■ **Data in this exercise**:

━━━━━━━━━━━━━━━━━━━━

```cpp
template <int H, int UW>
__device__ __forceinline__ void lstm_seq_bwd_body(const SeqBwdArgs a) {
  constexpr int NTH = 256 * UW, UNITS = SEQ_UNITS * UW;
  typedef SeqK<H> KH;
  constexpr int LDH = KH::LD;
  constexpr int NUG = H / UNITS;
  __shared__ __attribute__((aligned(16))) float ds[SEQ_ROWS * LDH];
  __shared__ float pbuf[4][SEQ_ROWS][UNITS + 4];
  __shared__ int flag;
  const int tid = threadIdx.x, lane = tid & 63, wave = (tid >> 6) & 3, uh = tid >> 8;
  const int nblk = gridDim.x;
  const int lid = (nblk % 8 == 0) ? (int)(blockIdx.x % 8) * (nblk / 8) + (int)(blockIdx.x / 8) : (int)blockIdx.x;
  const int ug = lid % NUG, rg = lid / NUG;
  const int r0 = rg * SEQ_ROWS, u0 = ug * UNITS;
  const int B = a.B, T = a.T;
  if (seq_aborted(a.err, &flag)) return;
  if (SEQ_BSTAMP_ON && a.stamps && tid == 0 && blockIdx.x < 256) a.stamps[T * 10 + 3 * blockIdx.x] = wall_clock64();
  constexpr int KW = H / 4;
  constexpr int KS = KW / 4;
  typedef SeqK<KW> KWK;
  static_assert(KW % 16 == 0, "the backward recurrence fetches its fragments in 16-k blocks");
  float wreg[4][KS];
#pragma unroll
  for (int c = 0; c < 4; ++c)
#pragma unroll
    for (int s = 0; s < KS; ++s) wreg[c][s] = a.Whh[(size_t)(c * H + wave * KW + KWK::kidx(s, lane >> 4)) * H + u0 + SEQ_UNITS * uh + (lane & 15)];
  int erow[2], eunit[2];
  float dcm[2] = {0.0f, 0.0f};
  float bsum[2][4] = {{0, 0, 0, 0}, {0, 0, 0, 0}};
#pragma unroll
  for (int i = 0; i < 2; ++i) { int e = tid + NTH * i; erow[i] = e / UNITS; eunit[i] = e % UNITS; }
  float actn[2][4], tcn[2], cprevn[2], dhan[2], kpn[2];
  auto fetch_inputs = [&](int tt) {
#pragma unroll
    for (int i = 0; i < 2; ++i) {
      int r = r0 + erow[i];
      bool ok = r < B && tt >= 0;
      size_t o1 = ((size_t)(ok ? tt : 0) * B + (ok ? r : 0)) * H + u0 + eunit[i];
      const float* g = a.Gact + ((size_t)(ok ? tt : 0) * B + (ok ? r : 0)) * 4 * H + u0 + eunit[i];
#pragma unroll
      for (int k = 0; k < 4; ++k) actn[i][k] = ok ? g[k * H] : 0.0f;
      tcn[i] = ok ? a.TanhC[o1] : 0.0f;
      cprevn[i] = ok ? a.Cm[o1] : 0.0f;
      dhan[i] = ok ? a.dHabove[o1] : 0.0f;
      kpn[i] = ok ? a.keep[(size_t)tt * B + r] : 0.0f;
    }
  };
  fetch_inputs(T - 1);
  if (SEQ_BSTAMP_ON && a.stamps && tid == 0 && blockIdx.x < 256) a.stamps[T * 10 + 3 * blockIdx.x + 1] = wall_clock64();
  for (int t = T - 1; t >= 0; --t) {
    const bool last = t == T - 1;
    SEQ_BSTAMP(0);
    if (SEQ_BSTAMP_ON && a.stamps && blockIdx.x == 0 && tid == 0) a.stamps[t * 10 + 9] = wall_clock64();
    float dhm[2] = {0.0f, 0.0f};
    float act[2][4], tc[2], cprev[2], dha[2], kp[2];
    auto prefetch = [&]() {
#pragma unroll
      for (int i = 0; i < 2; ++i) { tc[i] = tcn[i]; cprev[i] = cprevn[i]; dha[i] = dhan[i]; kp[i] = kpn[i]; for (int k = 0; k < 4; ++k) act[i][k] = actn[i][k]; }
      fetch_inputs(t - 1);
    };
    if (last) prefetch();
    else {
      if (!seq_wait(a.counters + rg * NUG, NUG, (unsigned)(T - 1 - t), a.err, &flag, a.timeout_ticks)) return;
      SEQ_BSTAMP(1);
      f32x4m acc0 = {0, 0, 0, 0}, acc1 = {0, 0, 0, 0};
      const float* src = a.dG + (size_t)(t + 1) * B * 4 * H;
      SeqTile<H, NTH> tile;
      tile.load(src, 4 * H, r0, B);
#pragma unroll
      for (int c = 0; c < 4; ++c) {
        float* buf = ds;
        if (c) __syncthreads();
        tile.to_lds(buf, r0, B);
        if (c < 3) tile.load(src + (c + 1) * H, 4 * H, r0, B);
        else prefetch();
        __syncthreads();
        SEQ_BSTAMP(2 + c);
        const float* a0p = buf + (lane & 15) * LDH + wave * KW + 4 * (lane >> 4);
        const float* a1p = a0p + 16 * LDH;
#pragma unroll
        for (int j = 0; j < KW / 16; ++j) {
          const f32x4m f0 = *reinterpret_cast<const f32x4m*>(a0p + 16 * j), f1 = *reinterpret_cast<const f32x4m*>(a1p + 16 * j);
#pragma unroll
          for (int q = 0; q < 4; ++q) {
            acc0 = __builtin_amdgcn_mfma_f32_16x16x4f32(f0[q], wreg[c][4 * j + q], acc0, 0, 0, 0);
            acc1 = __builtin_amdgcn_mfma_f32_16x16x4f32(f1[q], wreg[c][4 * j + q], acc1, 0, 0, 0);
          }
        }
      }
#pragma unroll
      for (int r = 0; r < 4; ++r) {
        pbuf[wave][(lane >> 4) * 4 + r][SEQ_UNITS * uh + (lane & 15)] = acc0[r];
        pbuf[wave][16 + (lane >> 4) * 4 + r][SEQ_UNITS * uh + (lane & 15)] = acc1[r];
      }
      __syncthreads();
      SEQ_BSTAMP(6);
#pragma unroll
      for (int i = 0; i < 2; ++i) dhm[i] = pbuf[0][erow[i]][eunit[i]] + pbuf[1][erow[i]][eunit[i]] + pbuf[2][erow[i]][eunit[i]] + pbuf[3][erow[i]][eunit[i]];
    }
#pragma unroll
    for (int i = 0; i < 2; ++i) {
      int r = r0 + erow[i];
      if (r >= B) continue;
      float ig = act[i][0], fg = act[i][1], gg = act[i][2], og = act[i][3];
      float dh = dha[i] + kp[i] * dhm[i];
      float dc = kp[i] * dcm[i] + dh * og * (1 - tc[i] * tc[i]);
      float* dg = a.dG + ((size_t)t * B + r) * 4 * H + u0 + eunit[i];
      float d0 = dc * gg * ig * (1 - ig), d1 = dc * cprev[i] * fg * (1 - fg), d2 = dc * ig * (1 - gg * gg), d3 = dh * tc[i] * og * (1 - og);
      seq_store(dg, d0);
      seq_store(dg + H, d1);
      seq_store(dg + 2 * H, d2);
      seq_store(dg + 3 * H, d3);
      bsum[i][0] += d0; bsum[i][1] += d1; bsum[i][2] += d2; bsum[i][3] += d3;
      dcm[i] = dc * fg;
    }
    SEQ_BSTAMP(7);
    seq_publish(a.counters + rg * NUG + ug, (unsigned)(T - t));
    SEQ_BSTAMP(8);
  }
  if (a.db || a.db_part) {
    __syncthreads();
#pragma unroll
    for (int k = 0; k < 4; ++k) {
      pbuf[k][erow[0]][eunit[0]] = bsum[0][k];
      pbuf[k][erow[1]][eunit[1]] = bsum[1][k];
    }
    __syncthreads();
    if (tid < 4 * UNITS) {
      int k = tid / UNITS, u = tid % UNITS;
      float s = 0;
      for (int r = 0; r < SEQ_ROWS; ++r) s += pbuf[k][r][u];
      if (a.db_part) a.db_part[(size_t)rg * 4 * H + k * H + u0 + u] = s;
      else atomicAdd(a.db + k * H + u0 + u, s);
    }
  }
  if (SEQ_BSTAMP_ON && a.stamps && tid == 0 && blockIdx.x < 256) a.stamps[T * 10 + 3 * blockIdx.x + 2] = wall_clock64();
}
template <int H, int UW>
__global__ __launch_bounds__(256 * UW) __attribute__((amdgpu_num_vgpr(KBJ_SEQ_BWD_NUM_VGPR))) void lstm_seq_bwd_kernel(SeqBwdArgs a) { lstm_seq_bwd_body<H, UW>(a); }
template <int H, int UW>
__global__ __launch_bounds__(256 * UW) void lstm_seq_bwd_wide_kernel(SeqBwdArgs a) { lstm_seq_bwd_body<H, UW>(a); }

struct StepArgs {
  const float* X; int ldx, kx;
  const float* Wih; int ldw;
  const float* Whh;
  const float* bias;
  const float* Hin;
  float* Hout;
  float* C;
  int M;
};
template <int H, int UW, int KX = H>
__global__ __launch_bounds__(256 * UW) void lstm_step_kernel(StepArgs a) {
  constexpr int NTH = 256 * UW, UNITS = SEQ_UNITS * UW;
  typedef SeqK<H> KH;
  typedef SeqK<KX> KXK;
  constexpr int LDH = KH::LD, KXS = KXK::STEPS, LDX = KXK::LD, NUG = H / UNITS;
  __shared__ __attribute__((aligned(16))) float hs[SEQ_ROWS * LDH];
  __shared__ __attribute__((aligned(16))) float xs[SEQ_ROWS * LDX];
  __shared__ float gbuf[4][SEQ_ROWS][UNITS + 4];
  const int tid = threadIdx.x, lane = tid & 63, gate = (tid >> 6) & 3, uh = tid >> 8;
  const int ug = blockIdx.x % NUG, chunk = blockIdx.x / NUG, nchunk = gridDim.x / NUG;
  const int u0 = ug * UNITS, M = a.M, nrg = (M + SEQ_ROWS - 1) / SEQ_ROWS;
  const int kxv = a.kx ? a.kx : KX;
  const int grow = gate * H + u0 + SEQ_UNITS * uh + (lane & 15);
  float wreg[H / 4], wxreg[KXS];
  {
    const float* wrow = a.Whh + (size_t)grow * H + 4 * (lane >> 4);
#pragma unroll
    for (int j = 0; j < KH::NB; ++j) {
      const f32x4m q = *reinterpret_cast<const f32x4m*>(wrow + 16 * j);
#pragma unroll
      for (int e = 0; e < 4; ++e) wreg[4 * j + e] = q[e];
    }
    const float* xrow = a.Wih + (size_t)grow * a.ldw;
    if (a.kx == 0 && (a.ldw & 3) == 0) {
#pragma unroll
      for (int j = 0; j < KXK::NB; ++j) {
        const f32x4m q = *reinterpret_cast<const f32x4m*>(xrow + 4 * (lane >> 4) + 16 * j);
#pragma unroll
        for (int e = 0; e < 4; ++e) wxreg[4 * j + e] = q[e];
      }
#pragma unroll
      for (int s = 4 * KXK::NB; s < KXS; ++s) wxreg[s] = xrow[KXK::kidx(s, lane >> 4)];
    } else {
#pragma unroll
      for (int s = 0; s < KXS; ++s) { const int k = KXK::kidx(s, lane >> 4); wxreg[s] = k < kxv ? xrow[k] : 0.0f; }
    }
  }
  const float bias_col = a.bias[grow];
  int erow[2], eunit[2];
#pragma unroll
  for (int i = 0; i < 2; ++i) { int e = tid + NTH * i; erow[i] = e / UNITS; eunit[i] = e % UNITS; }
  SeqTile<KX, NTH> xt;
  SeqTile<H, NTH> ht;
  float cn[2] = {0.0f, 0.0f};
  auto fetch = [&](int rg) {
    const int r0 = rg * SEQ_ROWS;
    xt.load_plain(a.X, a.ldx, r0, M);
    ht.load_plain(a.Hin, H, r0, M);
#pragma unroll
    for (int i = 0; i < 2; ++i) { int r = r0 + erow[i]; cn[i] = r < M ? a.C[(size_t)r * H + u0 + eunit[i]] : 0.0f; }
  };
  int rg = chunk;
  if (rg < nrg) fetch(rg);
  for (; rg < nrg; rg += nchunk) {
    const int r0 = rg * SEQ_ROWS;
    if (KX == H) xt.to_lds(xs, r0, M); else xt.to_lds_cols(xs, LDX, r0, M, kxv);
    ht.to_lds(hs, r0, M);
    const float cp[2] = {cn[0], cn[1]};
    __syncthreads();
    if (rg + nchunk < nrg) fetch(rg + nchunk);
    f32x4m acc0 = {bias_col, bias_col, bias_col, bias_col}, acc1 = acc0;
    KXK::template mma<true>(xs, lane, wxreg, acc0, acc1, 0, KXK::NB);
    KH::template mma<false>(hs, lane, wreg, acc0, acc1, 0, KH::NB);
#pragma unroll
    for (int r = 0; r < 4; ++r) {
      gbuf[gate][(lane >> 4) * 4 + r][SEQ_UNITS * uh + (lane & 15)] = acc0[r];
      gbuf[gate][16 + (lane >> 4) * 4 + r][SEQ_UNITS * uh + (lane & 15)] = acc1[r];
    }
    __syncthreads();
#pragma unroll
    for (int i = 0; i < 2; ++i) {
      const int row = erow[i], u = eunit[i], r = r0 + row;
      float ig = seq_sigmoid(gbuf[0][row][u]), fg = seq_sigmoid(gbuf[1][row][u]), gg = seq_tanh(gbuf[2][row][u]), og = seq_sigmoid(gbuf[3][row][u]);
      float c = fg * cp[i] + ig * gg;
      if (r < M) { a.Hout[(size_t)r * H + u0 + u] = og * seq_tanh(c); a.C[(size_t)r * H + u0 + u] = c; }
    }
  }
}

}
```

━━━━━━━━━━━━━━━━━━━━

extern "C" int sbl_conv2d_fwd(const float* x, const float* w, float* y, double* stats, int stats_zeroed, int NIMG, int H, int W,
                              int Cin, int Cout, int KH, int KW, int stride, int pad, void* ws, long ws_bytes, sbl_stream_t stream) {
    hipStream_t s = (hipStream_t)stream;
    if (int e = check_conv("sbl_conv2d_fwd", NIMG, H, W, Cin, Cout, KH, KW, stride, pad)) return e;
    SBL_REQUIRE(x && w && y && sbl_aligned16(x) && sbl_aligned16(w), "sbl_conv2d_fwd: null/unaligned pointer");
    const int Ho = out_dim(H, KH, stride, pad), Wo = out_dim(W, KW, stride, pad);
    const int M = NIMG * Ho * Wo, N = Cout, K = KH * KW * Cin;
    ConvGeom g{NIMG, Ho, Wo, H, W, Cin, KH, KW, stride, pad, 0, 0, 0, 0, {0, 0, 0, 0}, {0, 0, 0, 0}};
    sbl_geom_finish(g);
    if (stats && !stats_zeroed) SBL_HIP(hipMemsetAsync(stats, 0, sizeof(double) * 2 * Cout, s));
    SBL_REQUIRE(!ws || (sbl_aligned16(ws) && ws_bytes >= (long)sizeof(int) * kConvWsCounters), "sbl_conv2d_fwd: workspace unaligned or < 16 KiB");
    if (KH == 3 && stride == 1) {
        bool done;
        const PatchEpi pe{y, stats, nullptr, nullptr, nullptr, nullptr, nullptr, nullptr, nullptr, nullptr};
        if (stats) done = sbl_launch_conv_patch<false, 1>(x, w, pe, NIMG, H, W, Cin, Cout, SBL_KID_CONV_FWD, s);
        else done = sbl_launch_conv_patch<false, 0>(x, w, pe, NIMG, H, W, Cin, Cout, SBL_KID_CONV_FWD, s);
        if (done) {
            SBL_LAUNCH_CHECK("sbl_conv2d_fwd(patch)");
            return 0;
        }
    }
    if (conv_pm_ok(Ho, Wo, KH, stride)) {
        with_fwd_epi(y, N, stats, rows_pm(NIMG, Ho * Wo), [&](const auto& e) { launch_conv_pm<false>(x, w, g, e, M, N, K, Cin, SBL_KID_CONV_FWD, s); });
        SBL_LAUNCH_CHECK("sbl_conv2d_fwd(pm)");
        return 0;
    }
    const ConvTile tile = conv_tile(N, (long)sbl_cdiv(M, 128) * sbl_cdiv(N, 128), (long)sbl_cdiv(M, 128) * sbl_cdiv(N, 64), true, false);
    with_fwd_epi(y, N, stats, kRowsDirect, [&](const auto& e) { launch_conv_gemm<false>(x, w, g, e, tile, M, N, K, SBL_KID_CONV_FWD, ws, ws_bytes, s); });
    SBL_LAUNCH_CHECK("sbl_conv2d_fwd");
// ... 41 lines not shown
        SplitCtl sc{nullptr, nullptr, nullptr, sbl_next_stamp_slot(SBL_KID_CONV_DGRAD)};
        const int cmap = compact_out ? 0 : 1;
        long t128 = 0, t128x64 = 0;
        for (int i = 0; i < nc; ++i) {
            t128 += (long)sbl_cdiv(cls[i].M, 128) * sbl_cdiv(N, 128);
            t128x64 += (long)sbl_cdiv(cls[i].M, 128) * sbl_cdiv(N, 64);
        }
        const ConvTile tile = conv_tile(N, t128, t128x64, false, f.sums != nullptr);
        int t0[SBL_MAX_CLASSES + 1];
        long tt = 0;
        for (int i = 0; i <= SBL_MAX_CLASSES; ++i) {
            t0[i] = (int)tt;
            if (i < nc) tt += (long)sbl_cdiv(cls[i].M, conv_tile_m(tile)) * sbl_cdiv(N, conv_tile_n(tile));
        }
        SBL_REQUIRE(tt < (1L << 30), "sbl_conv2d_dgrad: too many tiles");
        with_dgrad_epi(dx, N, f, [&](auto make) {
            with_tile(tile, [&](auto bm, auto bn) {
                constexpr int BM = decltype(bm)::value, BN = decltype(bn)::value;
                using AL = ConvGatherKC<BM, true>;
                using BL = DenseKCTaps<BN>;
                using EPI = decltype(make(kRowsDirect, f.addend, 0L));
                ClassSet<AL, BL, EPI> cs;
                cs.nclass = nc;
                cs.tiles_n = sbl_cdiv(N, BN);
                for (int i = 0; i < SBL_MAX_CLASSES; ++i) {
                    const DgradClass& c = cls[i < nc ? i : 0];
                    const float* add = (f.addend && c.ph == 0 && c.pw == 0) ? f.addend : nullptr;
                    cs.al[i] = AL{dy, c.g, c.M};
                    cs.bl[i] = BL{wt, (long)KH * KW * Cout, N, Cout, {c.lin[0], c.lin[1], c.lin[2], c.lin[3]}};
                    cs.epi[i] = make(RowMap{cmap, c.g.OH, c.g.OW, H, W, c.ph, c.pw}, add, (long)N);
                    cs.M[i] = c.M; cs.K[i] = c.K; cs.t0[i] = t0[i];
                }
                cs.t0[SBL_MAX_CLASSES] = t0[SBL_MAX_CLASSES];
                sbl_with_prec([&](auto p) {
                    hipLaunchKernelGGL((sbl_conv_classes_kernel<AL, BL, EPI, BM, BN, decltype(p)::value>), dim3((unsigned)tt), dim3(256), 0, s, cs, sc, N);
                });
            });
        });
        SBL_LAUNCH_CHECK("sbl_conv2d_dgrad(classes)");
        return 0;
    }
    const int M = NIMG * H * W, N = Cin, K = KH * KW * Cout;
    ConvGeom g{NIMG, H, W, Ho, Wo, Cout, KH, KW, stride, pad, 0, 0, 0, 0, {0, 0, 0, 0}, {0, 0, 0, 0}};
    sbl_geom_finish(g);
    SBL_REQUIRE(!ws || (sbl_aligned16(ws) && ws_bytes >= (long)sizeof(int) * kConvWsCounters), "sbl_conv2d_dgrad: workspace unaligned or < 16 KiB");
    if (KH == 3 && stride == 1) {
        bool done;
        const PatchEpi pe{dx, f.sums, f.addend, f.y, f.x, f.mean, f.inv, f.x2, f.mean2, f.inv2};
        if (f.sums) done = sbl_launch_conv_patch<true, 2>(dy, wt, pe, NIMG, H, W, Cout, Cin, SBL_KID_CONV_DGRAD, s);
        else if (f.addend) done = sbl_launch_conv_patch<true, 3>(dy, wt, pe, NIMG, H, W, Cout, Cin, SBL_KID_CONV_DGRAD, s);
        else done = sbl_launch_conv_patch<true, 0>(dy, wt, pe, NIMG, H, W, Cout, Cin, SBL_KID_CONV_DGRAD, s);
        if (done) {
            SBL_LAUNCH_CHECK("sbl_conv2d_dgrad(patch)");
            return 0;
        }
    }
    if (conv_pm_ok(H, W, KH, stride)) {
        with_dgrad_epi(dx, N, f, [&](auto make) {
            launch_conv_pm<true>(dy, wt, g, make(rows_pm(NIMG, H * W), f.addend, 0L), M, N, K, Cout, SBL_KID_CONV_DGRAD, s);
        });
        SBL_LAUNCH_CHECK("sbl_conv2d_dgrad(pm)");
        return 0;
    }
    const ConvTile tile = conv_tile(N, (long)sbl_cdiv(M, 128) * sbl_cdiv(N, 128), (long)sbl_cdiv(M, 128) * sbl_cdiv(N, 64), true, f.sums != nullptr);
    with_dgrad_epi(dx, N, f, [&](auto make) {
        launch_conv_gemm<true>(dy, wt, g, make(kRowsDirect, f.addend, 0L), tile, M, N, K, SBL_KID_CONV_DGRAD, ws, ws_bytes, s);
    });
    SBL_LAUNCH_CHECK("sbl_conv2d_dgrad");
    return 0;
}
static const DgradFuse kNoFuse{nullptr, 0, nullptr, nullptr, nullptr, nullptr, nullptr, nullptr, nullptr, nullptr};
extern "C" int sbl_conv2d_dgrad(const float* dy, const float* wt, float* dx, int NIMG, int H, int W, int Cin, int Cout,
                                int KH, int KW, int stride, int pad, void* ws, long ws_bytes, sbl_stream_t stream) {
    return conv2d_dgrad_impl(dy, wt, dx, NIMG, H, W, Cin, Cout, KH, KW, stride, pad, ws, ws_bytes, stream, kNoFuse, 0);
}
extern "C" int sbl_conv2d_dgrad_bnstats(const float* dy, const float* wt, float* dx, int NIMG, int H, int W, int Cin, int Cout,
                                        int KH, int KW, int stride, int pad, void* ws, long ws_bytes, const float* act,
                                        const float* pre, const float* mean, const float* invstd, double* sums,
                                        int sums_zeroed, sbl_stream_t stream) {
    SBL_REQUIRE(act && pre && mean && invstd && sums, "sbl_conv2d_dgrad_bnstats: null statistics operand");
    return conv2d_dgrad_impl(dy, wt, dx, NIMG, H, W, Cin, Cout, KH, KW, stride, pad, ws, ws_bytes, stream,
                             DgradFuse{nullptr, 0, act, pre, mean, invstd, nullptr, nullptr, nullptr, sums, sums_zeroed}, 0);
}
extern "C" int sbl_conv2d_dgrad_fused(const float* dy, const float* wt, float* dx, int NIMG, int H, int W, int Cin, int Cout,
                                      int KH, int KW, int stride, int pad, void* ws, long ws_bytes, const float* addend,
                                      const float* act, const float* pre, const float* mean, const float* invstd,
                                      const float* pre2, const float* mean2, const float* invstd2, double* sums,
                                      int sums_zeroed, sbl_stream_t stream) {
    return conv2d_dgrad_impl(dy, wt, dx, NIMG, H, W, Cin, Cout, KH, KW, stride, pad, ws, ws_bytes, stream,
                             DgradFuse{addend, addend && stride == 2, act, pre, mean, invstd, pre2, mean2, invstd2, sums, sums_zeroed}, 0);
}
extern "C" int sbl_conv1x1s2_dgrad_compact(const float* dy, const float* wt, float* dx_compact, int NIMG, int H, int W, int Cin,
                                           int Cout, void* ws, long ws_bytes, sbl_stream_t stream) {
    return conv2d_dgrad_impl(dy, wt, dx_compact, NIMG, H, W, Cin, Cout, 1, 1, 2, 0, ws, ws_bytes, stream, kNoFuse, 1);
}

━━━━━━━━━━━━━━━━━━━━

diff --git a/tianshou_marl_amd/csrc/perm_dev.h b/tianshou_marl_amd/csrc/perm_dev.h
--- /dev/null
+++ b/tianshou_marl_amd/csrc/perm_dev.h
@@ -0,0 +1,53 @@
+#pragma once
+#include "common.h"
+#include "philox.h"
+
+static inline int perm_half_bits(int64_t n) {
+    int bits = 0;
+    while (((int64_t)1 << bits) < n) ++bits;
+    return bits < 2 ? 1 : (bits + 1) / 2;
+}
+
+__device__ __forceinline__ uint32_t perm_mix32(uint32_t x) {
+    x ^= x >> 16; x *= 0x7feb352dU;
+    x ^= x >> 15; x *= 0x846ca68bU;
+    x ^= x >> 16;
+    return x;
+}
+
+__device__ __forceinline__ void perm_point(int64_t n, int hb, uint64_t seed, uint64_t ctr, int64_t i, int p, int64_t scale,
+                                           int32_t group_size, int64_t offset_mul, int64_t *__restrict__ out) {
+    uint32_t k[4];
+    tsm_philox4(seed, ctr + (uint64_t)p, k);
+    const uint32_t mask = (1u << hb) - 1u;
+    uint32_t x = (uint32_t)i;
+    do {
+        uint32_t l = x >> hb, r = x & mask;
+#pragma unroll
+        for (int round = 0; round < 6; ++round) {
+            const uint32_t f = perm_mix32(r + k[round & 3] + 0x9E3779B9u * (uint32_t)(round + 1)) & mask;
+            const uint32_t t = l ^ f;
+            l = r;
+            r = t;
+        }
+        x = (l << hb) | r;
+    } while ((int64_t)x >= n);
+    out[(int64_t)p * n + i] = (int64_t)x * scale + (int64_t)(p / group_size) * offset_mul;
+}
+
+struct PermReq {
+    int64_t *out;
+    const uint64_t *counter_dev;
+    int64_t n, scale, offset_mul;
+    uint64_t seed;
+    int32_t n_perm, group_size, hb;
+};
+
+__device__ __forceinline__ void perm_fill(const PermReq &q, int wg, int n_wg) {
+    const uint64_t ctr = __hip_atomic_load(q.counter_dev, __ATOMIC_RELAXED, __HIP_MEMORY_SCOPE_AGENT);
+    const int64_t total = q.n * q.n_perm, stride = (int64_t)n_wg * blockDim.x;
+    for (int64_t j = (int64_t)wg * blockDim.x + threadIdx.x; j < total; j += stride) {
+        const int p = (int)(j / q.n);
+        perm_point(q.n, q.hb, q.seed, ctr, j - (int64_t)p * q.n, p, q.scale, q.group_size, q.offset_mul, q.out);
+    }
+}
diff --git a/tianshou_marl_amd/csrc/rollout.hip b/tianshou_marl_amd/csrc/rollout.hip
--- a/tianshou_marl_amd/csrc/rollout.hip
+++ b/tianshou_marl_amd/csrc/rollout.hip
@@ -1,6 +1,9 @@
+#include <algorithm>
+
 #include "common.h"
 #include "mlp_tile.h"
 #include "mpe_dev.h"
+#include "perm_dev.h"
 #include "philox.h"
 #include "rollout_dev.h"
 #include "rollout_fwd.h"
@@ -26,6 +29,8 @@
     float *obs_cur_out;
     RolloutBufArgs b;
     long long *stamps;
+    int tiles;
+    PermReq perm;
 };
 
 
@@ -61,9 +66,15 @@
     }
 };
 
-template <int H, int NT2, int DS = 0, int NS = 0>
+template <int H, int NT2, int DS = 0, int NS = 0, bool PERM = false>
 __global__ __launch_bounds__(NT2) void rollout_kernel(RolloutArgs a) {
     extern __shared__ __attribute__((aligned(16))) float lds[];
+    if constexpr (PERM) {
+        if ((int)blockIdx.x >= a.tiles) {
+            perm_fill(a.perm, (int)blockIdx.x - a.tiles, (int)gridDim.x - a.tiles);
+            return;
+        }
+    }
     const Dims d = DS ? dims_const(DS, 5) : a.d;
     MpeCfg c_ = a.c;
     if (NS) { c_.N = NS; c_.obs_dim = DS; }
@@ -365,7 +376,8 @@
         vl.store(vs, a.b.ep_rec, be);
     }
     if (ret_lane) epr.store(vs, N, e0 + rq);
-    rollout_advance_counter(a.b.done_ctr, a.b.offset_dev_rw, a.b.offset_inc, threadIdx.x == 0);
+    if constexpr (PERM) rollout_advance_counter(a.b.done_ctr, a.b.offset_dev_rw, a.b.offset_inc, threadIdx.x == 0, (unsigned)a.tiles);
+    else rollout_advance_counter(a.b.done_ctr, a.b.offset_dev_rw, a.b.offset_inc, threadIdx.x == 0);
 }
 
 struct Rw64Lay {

━━━━━━━━━━━━━━━━━━━━

■ **Problem requirements**: Search the entries for the word "PermReq". Copy every line where it occurs.

■ **Answer section**:
+struct PermReq {
+__device__ __forceinline__ void perm_fill(const PermReq &q, int wg, int n_wg) {
+    PermReq perm;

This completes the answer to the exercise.